SULPHUR SPRINGS  I. T.

BECOMES PLATT NATIONAL PARK IN 1906

In 1902 and 1904, the federal government seized the middle of Sulphur Springs I. T. to create the Sulphur Springs Reservation.  Here are some photos of the early years of the town and the park and the effort to create the new reservation.


 

 

This 1902 photo is of Sulphur Springs as it appeared in the map above.  The White Sulphur Inn is the large building in the center - top of the photo.  Park Supt. Joseph Swords is in the carriage - bottom, right.  The pyramid shaped roof, bottom left, is Hillside Springs.

 

As the government assumed control of the town of Sulphur, the property owners had to move their buildings outside the park boundary.  This meant that stores, houses and even churches had to be moved.  Here a church is being pulled across Rock Creek by means of a steam powered tractor.  Note the band on the right with the musical instruments.  We wonder if they were singing "Shall we gather at the river"?

 

Shanty Row sat along the south bank of Sulphur (Travertine) Creek where Lincoln Bridge is today.

 

This 1901 photo shows well dressed visitors to the Bromide Springs.

 

This 1901 photo is of a BBQ in Sulphur Springs.  Note how well dressed the visitors are.

 

This photo shows Big Tom and Arsenic Springs in the new pavilion building built by the park.  The "X" bracing was added to the building after a tornado hit the building in 1908.

 

This Suspension Bridge was built in 1908.  The Bromide Spring Pavilion, on the right, was built in 1907.  Both were destroyed in the Great Flood of 1916 when a dam burst upstream on Rock Creek and sent torrents of water, mud, trees and houses down stream.

 

After the Suspension Bridge was destroyed in the 1916 flood, this Iron Bridge was built in 1909 to replace it.  The bridge was removed in 1941 as part of the Park Service's new landscaping policy of "Boulder and Beam" which was more natural.  Contrary to popular belief, it was not removed for the "scrap steel drives" of World War II.  It was decided to remove the bridge in 1938 but it was not removed until 1941.

 

The Bland Hotel was started in 1902 being one of the grandest hotels in Indian Territory.  When the government took the second parcel of land in 1904, the hotel was never completed and sold to the government for $50,000.  It sat where the buffalo pasture is located today.  The former owners of the Bland later built the Artesian Hotel.

 

Superintendent Greene was a bridge builder.  In 1909, he had the Lincoln Bridge, above, the Washington Bridge and the Suspension Bridge built.

 

The Washington Bridge was built across Rock Creek on Davis Avenue (Broadway).  This photo was taken in 1909 during the grand opening of the bridge.

 

The Sulphur Springs Railroad, built in 1902, brought thousands of visitors to the new park every weekend.

 

This photo taken in 1908 shows the Leeper House which was converted to the new park headquarters.  On the far left is Ranger Forest Townsley, Supt.
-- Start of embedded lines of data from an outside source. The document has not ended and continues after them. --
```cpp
int singa_s2act_sep_bwd_seg(const singa_seg_t* x, int nseg, const float* gate, int64_t ldg, const float* P, const float* Q,
                            const float* A, const float* g_out, const singa_seg_mut_t* gx, float* g_gate, int64_t ld_gg, int E,
                            int C, int lmax, void* stream) {
    Segs s;
// ... 1383 lines not shown
```

### singa_amd/model/CProMG.py

```python
import math
import os

import numpy as np
import torch
import torch.nn as nn
import torch.nn.functional as F
from torch.nn import BatchNorm1d, Conv1d, Dropout, Embedding, LayerNorm, Sequential

from .. import ops
from ..nn import Linear


class ShiftedSoftplus(nn.Module):
    def __init__(self, device="cuda"):
        super().__init__()
        self.shift = math.log(2.0)

    def forward(self, x):
        return F.softplus(x) - self.shift


class GaussianSmearing(nn.Module):
    def __init__(self, start=0.0, stop=10.0, num_gaussians=50, device="cuda"):
        super().__init__()
# ... 68 lines not shown
                  else torch.zeros((), dtype=torch.bool, device=dev))
        n_groups, last, triple = torch.stack([gid[-1] + 1, skey[-1], triple.to(gid.dtype)]).tolist()
        n_edges = n_groups - (1 if last == sentinel else 0)
        ukey = torch.zeros(n_groups, dtype=torch.int64, device=dev).scatter_(0, gid, skey)[:n_edges]
        ln2 = torch.cat([ln, ln])[perm]
        if not triple:
            nxt = torch.cat([ln2[1:], ln2[-1:]])
            prv = torch.cat([ln2[:1], ln2[:-1]])
            has_next = torch.cat([~new[1:], new.new_zeros(1)])
            mean = torch.where(new, torch.where(has_next, 0.5 * (ln2 + nxt), ln2), 0.5 * (prv + ln2))
            ln = torch.zeros(n_groups, device=dev).scatter_(0, gid, mean)[:n_edges]
        else:
            cnt = torch.zeros(n_groups, device=dev).index_add_(0, gid, torch.ones_like(ln2))[:n_edges]
            ln = torch.zeros(n_groups, device=dev).index_add_(0, gid, ln2)[:n_edges] / cnt
        row, col = ukey // N, ukey % N
        fused = ln.is_cuda and smear.offset.numel() == 64
        ea = None if fused else smear(ln)
        self.n_edges = n_edges + N
        if cap is not None:
            extra = cap - self.n_edges
            nd = N - n_real
            if extra < 0 or nd < 2:
                raise OverflowError(f"KnnEdges: {self.n_edges} edges do not fit the capacity {cap}")
            i = torch.arange(extra, device=dev)
            ps = (i * nd) // max(extra, 1)
            row = torch.cat([row, n_real + ps])
            col = torch.cat([col, n_real + (ps + 1 + i % (nd - 1)) % nd])
            if not fused:
                ea = torch.cat([ea, ea.new_zeros(extra, ea.shape[1])])
        loop = torch.arange(N, device=dev)
        bounds = torch.arange(N + 1, device=dev)
        if ln.is_cuda:
            E0 = row.shape[0]
            seg_ptr = torch.searchsorted(row, bounds)
            order = torch.empty(E0 + N, dtype=torch.int64, device=dev)
            order[torch.arange(E0, device=dev) + row] = torch.arange(E0, device=dev)
            order[seg_ptr[1:] + loop] = E0 + loop
            row, col = torch.cat([row, loop]), torch.cat([col, loop])
            self.row, self.col = row[order], col[order]
            seg32 = seg_ptr.to(torch.int32)
            if fused:
                self.attr = ops.knn_edge_attr(ln, seg32, E0, n_edges, smear.offset, smear.coeff)
            else:
                deg = ops.segment_sum_rows(ea.contiguous(), seg32)
                self.attr = torch.cat([-ea, deg], 0)[order].contiguous()
        else:
            deg = torch.zeros(N, ea.shape[1], device=dev).index_add_(0, row, ea)
            row, col = torch.cat([row, loop]), torch.cat([col, loop])
            attr = torch.cat([-ea, deg], 0)
            order = torch.argsort(row, stable=True)
            self.row, self.col, self.attr = row[order], col[order], attr[order].contiguous()
        self.row_ptr = torch.searchsorted(self.row, bounds).to(torch.int32)
        self.row32, self.col32 = self.row.to(torch.int32), self.col.to(torch.int32)
        eperm = torch.argsort(self.col32 if ln.is_cuda else self.col, stable=True)
        self.eperm = eperm.to(torch.int32)
        self.col_ptr = torch.searchsorted(self.col[eperm], bounds).to(torch.int32)
        self.N = N
        self.unit_a, self.unit_b = self._units(ukey, n_real, bool(triple))

    def _units(self, ukey, n_real, repeats):
        row, col = self.row, self.col
        E, N = row.shape[0], self.N
        idx = torch.arange(E, device=row.device)
        if repeats or ukey.numel() == 0:
            single = torch.ones_like(row, dtype=torch.bool)
        else:
            single = row == col
            if n_real is not None:
                single |= torch.maximum(row, col) >= n_real
        mate = torch.where(single, idx, torch.searchsorted(ukey, col * N + row) + col)
        first = single | (row < col)
        slot = torch.where(first, torch.cumsum(first, 0) - 1, E)
        both = torch.stack([idx, mate], 1).to(torch.int32)
        units = torch.full((E + 1, 2), -1, dtype=torch.int32, device=row.device).index_copy_(0, slot, both)
        return units[:E, 0].contiguous(), units[:E, 1].contiguous()

    def tensors(self):
        return [self.row, self.col, self.attr, self.row_ptr, self.row32, self.col32, self.eperm, self.col_ptr, self.unit_a,
                self.unit_b]


class MultiHeadAttention(nn.Module):

    def __init__(self, hidden_channels, edge_channels, key_channels, num_heads=1, device="cuda"):
        super().__init__()
        assert hidden_channels % num_heads == 0 and key_channels % num_heads == 0
        self.num_heads = num_heads
        self.k_lin = Conv1d(hidden_channels, key_channels, 1, groups=num_heads, bias=False, device=device)
        self.q_lin = Conv1d(hidden_channels, key_channels, 1, groups=num_heads, bias=False, device=device)
        self.v_lin = Conv1d(hidden_channels, hidden_channels, 1, groups=num_heads, bias=False, device=device)
        kh, vh = key_channels // num_heads, hidden_channels // num_heads
        self.weight_k_net = Sequential(Linear(edge_channels, kh, device=device), ShiftedSoftplus(), Linear(kh, kh, device=device))
        self.weight_k_lin = Linear(kh, kh, device=device)
        self.weight_v_net = Sequential(Linear(edge_channels, vh, device=device), ShiftedSoftplus(), Linear(vh, vh, device=device))
        self.weight_v_lin = Linear(vh, vh, device=device)
        self.centroid_lin = Linear(hidden_channels, hidden_channels, device=device)
        self.act = ShiftedSoftplus()
        self.out_transform = Linear(hidden_channels, hidden_channels, device=device)
        self.layer_norm = LayerNorm(hidden_channels, device=device)

    def _edge_mlp(self, net, x):
        return net[2](ops.bias_ssp(ops.linear(x, net[0].weight), net[0].bias))

    def forward(self, node_attr, edges: KnnEdges):
        N = node_attr.size(0)
        h_keys, h_queries, h_values = ops.grouped_linear3(node_attr, self.k_lin.weight, self.q_lin.weight, self.v_lin.weight,
                                                          self.num_heads)
        scale = 1.0 / math.sqrt(h_keys.size(-1))
        if edges.attr.shape[1] == 64 and self.weight_k_net[0].out_features == 32 and self.weight_v_net[0].out_features == 64:
            W_k, W_v = ops.edge_mlp_pair(edges.attr, (self.weight_k_net[0], self.weight_k_net[2]),
                                         (self.weight_v_net[0], self.weight_v_net[2]),
                                         units=(edges.unit_a, edges.unit_b))
        else:
            W_k = self._edge_mlp(self.weight_k_net, edges.attr)
            W_v = self._edge_mlp(self.weight_v_net, edges.attr)
        qp = ops.linear_nn(h_queries, self.weight_k_lin.weight)
        cterm = ops.rowdot_bias(h_queries, self.weight_k_lin.bias, scale)
        qk_ij = ops.edge_logits(qp, W_k, h_keys, cterm, edges, scale)
        alpha = ops.segment_softmax(qk_ij, edges.row_ptr, 0.0)
        S = ops.gather_wsum(alpha, W_v, h_values, edges)
        aggr_msg = ops.linear(S, self.weight_v_lin.weight, self.weight_v_lin.bias).view(N, -1)
        out = ops.bias_ssp(ops.linear_add(node_attr, self.centroid_lin.weight, None, aggr_msg), self.centroid_lin.bias)
        return ops.layer_norm_residual(self.out_transform(out), None, self.layer_norm)


def _dense_attention(module, Q, K, V, attn_mask, key_channels, hidden_channels):
    B, heads = Q.size(0), module.num_heads
    dk, dv = key_channels // heads, hidden_channels // heads
    scale = 1.0 / math.sqrt(dk)
    if dk == 32 and dv == 64:
        WQ, WK, WV = ((m.weight, m.bias) for m in (module.W_Q, module.W_K, module.W_V))
        if Q is K and K is V:
# ... 296 lines not shown
```

### singa_amd/ops.py

```python
import ctypes
import math
import warnings

import torch

warnings.filterwarnings("ignore", message=".*preferred_blas_library is an experimental feature.*")

from . import _capi, _lib, so3


PROFILE_ON = False


def profile_start(in_graph=False):
    global PROFILE_ON, _STAMPS
    PROFILE_ON = True
    if in_graph:
        _STAMPS = torch.zeros(2 * 8192 + 2, dtype=torch.int64, device="cuda")
        _chk(_lib.lib().singa_prof_stamps(_p(_STAMPS), _STAMPS.numel()), "singa_prof_stamps")
    else:
        _chk(_lib.lib().singa_prof_enable(1), "singa_prof_enable")
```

Greene is second from the left and Ranger Robert Earl if far right.  Note the very fine horses that the rangers rode.

 

This photo taken about 1912 (there are 48 stars on the flag) shows the Leeper House.  The Leeper Brothers were lumber dealers in Sulphur and first built this house in the 1890's for a hunting lodge.

 

These early campers in the Reservation pose for a picture.  Notice how well dressed they are with coat and tie.  Also, it is interest to note the stove pipe sticking out the side of the wagon.  This must have been a 1900 model of the Winnebago.

 

Flower Park with the new Lincoln Bridge in the background about 1909.

 

This wooden footbridge was used in the early days before Lincoln Bridge was built across Travertine Creek.

 

In this scene is the first Pavilion Springs building in the center.  The smaller pavilion on the left is Townsley Springs or "Merry Widow Spring" as it was known locally.  the large building on top of the hill is the Bland Hotel.  You are looking south in this photo.  The year is about 1904.

 

This scene is of a rotary rig drilling an artesian well in new Sulphur.  After the citizens were evicted from the Park, they had no drinking water.  All the springs and wells were inside the boundary of the new Reservation.  The area where the citizens were forced to move was solid rock and hand digging wells was impossible.  At one time, there were 45 drilled artesian wells in Sulphur.

 

After the artesian wells were drilled, this is how most were fitted and appeared.  Citizens from all around the neighborhood came to get their domestic water.

 


Contributed by Dennis Muncrief, February 2008.